Angel investor Kurt Hulsebus invested close to $100,000 in Bears for Humanity. He’s known Vijay for years and was drawn to the investment because the entrepreneurs were “fully vested” and committed to the mission with their own funds.
When evaluating a company, Hulsebus says, “You have to look at where they’re going on a humanitarian level. Are they strictly profit motivated? Thinking about their employees? Society? The climate? You have to be a forward-thinking company, these days.”
Hulsebus doesn’t see a conflict between humanitarian company goals and the business model of selling user data. “That’s going on all the time with Google and everything, and I don’t think it’s harmful as long as it’s not misused.” For example, he says, data might be used by charities to solicit donations. “Nonprofits can continually let people know about services that are available (and that people might be interested in, anyway). It’s not intrusive.”
Becoming an entrepreneur means sacrificing your family (at least in Vijay’s view)

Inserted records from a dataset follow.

diff --git a/tgsfilter_amd/host/prepass.h b/tgsfilter_amd/host/prepass.h
--- a/tgsfilter_amd/host/prepass.h
+++ b/tgsfilter_amd/host/prepass.h
@@ -19,6 +19,6 @@
     float depth5p = 0.f, depth3p = 0.f;
 };
 
-PrepassResult run_prepass(Options& o, const std::function<bool(Rec&)>& next_record);
+PrepassResult run_prepass(Options& o, const std::function<bool(Rec&)>& next_record, const std::function<void(int qtype)>& quality_known = nullptr);
 
 }
diff --git a/tgsfilter_amd/host/run.h b/tgsfilter_amd/host/run.h
--- a/tgsfilter_amd/host/run.h
+++ b/tgsfilter_amd/host/run.h
@@ -52,6 +52,13 @@
     MappedWriter mapped;
     Output out;
     bool fastq_out = false, run_filter_pass = true;
+    struct KeptSample { uint32_t len; uint64_t qual_sum, in_bytes, out_bytes; };
+    std::vector<KeptSample> sample;
+    std::thread sampler;
+    void read_sample();
+    void reserve_from_sample(int qtype);
+    double kept_share = -1;
+    void set_reserve_shape();
 
     PrepassResult pp;
     std::vector<std::string> adapters;
diff --git a/tgsfilter_amd/host/run_contexts.cpp b/tgsfilter_amd/host/run_contexts.cpp
--- a/tgsfilter_amd/host/run_contexts.cpp
+++ b/tgsfilter_amd/host/run_contexts.cpp
@@ -5,6 +5,7 @@
 void Run::prepass()
 {
     std::unique_ptr<CpuScope> cpu_prepass(new CpuScope(CPU_PREPASS));
+    const std::function<void(int)> quality_known = [this](int qtype) { reserve_from_sample(qtype); };
     if (sharded && link.rank > 0) {
     } else if (streaming) {
         std::unique_ptr<ChunkReader> cr = open_stream();
@@ -22,14 +23,14 @@
             if (over) return false;
             r = ch->recs[at++];
             return true;
-        });
+        }, quality_known);
     } else if (sharded && link.world > 1) {
         RecordIndex whole(in.data(), in.size(), !fasta_in, std::max(scan_threads, std::min(8, cpu_budget() / 2)), 1u << 14);
         RecordIndex::Cursor cur(whole);
-        pp = run_prepass(o, [&](Rec& r) { return cur.next(r); });
+        pp = run_prepass(o, [&](Rec& r) { return cur.next(r); }, quality_known);
     } else {
         RecordIndex::Cursor cur(*records_p);
-        pp = run_prepass(o, [&](Rec& r) { return cur.next(r); });
+        pp = run_prepass(o, [&](Rec& r) { return cur.next(r); }, quality_known);
     }
     if (sharded) {
         BlobOut b;
@@ -37,6 +38,7 @@
         link.bcast(b.s);
         BlobIn r(b.s);
         r.pod(pp.qtype); r.pod(pp.trim5p); r.pod(pp.trim3p); r.pod(pp.depth5p); r.pod(pp.depth3p); r.pod(o.min_q); r.str(pp.adapter5p); r.str(pp.adapter3p);
+        if (link.rank > 0) reserve_from_sample(pp.qtype);
     }
     cpu_prepass.reset();
     t_prepass = now_s() - t_start;
diff --git a/tgsfilter_amd/host/run_pipeline.cpp b/tgsfilter_amd/host/run_pipeline.cpp
--- a/tgsfilter_amd/host/run_pipeline.cpp
+++ b/tgsfilter_amd/host/run_pipeline.cpp
@@ -179,11 +179,8 @@
     fill_threads = std::max(1, std::min(o.n_thread, 16));
     fill_min = 1u << 20;
     if (const char* e = knob("TGSF_FILL_MIN_BYTES")) { const long long v = atoll(e); if (v > 0) fill_min = (uint64_t)v; }
-    populate_threads = std::max(1, std::min(o.n_thread, 32));
-    if (const char* e = knob("TGSF_POPULATE_THREADS")) { const int v = atoi(e); if (v >= 1 && v <= 64) populate_threads = v; }
-    stride_bytes = streaming ? (128ull << 20) : (2ull << 30);
-    if (const char* e = knob("TGSF_STRIDE_BYTES")) { const long long v = atoll(e); if (v > 0) stride_bytes = (uint64_t)v; }
-    mapped.start_reserving(populate_threads, stride_bytes, (!streaming && text_size > (256u << 20)) ? (uint64_t)text_size / 4 : 0);
+    set_reserve_shape();
+    if (!mapped.reserving()) mapped.start_reserving(populate_threads, stride_bytes, (!streaming && text_size > (256u << 20)) ? (uint64_t)text_size / 4 : 0);
     {
         uint64_t early_min = 1ull << 30;
         if (const char* e = knob("TGSF_DOWN_EARLY_MIN")) early_min = strtoull(e, nullptr, 10);
diff --git a/tgsfilter_amd/host/run_report.cpp b/tgsfilter_amd/host/run_report.cpp
--- a/tgsfilter_amd/host/run_report.cpp
+++ b/tgsfilter_amd/host/run_report.cpp
@@ -279,7 +279,12 @@
                         "first batch filtered after %.3f, fill tail %.3f, closing the output %.3f; stages overlap) | stats+report %.3f | %s (fallocate %.3f, mapping the reserved pages %.3f, fill threads busy %.3f summed)\n",
                 now_s() - t_start, t_prepass, t_libwait, t_load, t_dev, t_pipe, t_parse, ctxs.size(), t_gpu, t_write, t_widle, t_first,
                 mapped.t_fill_tail, mapped.t_close, now_s() - t_p0 - t_pipe, mapped_out ? "output: fallocate + mapped fill" : "output: writev", mapped.sink.t_falloc, mapped.t_populate_wait(), t_busy);
-        fprintf(stderr, "RESERVE: planner waited %.3f s for pages of the output file\n", mapped.t_claim_wait);
+        char est[96] = "no estimate of the kept share";
+        if (kept_share >= 0) snprintf(est, sizeof est, "kept share %.4f estimated from %zu sampled records", kept_share, sample.size());
+        fprintf(stderr, "RESERVE: planner waited %.3f s for pages of the output file | %s, goal %llu bytes before the first batch was planned, %llu reserved by then, "
+                        "reserver at its goal for %.3f s before that | %llu bytes cut off at the end\n",
+                mapped.t_claim_wait, est, (unsigned long long)mapped.goal_before_claim, (unsigned long long)mapped.reserved_at_first_claim,
+                mapped.t_at_goal(), (unsigned long long)mapped.sink.cut_off);
     }
     if (timing) {
         float tot[TGSF_N_STAGES] = {0};
diff --git a/tgsfilter_amd/host/run_setup.cpp b/tgsfilter_amd/host/run_setup.cpp
--- a/tgsfilter_amd/host/run_setup.cpp
+++ b/tgsfilter_amd/host/run_setup.cpp
@@ -1,3 +1,4 @@
+#include "record_out.h"
 #include "run.h"
 
 #include <sched.h>
@@ -107,9 +108,80 @@
         if (const char* e = knob("TGSF_EARLY_OPEN_MIN")) early_min = strtoull(e, nullptr, 10);
         const bool may_map_early = plain_file_out() && !o.only_qc && !o.downsample && (o.filter || o.only_qc) &&
                                    !o.only_adapters && !streaming && in.mapped() && (uint64_t)text_size >= early_min;
-        if (may_map_early && mapped.open(out_path, 4 * (uint64_t)text_size + (1ull << 30), true))
-            mapped.reserve_early((uint64_t)text_size / 4);
+        if (may_map_early && mapped.open(out_path, 4 * (uint64_t)text_size + (1ull << 30), true)) {
+            set_reserve_shape();
+            mapped.start_reserving(populate_threads, stride_bytes, (uint64_t)text_size / 4);
+            const char* e = knob("TGSF_EARLY_ESTIMATE");
+            if (!(e && e[0] == '0')) sampler = std::thread([this] { read_sample(); });
+        }
     }
 }
 
+void Run::set_reserve_shape()
+{
+    populate_threads = std::max(1, std::min(o.n_thread, 32));
+    if (const char* e = knob("TGSF_POPULATE_THREADS")) { const int v = atoi(e); if (v >= 1 && v <= 64) populate_threads = v; }
+    stride_bytes = streaming ? (128ull << 20) : (2ull << 30);
+    if (const char* e = knob("TGSF_STRIDE_BYTES")) { const long long v = atoll(e); if (v > 0) stride_bytes = (uint64_t)v; }
 }
+
+static constexpr double kReserveOfEstimate = 0.9;
+static constexpr size_t kSampleRecords = 500, kSampleMinRecords = 32;
+static constexpr uint64_t kSampleQualBytes = 64ull << 20;
+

“My investors can pick up the phone and call me at 12 at night, 1 in the morning, 5 in the morning,” Vijay says. “There’s no work-life balance. To achieve great things, you have to sacrifice. It’s hell.”
He went “all in” at the age of 35 or 36 (today he’s 41) and sold everything to fund this startup. If you’re wondering how to become an entrepreneur, he says, “You have to be willing to take all the risks to achieve greatness.”
He regularly works 16- or 18-hour days, as does his wife-slash-business-partner. “If you don’t work seven days a week,” he says, “you’re living in a bubble. I don’t watch TV. I don’t go out. I work. I’ve got my India teams, I think about manufacturing. I yell, I scream, I throw tantrums at 1 a.m. I ask my India team, ‘What’s happening?!’ and then get on a plane and go out there.”
If you’re thinking about starting a company because you want to live a comfortable life, Vijay recommends you look elsewhere. “That’s the mistake people make. They go into business to buy a fancy car. I went from an Audi to a used Jeep with 120,000 miles. It’s a sacrifice.”
The sacrifices extend to his home life. Vijay has missed all of his twins’ first days of school and he and Renju never go out for a date night. “It’s simple. Someone has to pay, and that’s me. My wife is the same; she works 60 or 70 hours a week, like me. We have a nanny.”
It’s worth it, Vijay says, because his kids view him as a “powerful entrepreneur.” They visit his factory, run around the office and even occasionally crash business meetings. “I’m not looking to coddle my kids. I want them to be great. That starts with me setting an example for my kids and showing them that work comes first.” He demands perfection from his 5-year-olds, he says.
“I’m not building a company,” Vijay says, “I’m building a legacy for my kids. I told my wife, ‘You didn’t marry someone to sit on his ass . . . There’s no honor in that.”
Vijay has worked with multimillionaires and top entrepreneurs in the past, he says, and has noticed common traits: “They’re all workaholics. None drink. None smoke. They’re in their 60s but look like they’re in their 40s because they’ve dedicated themselves to success.”
He pauses. “Also, they all have multiple divorces. I’m just fortunate.”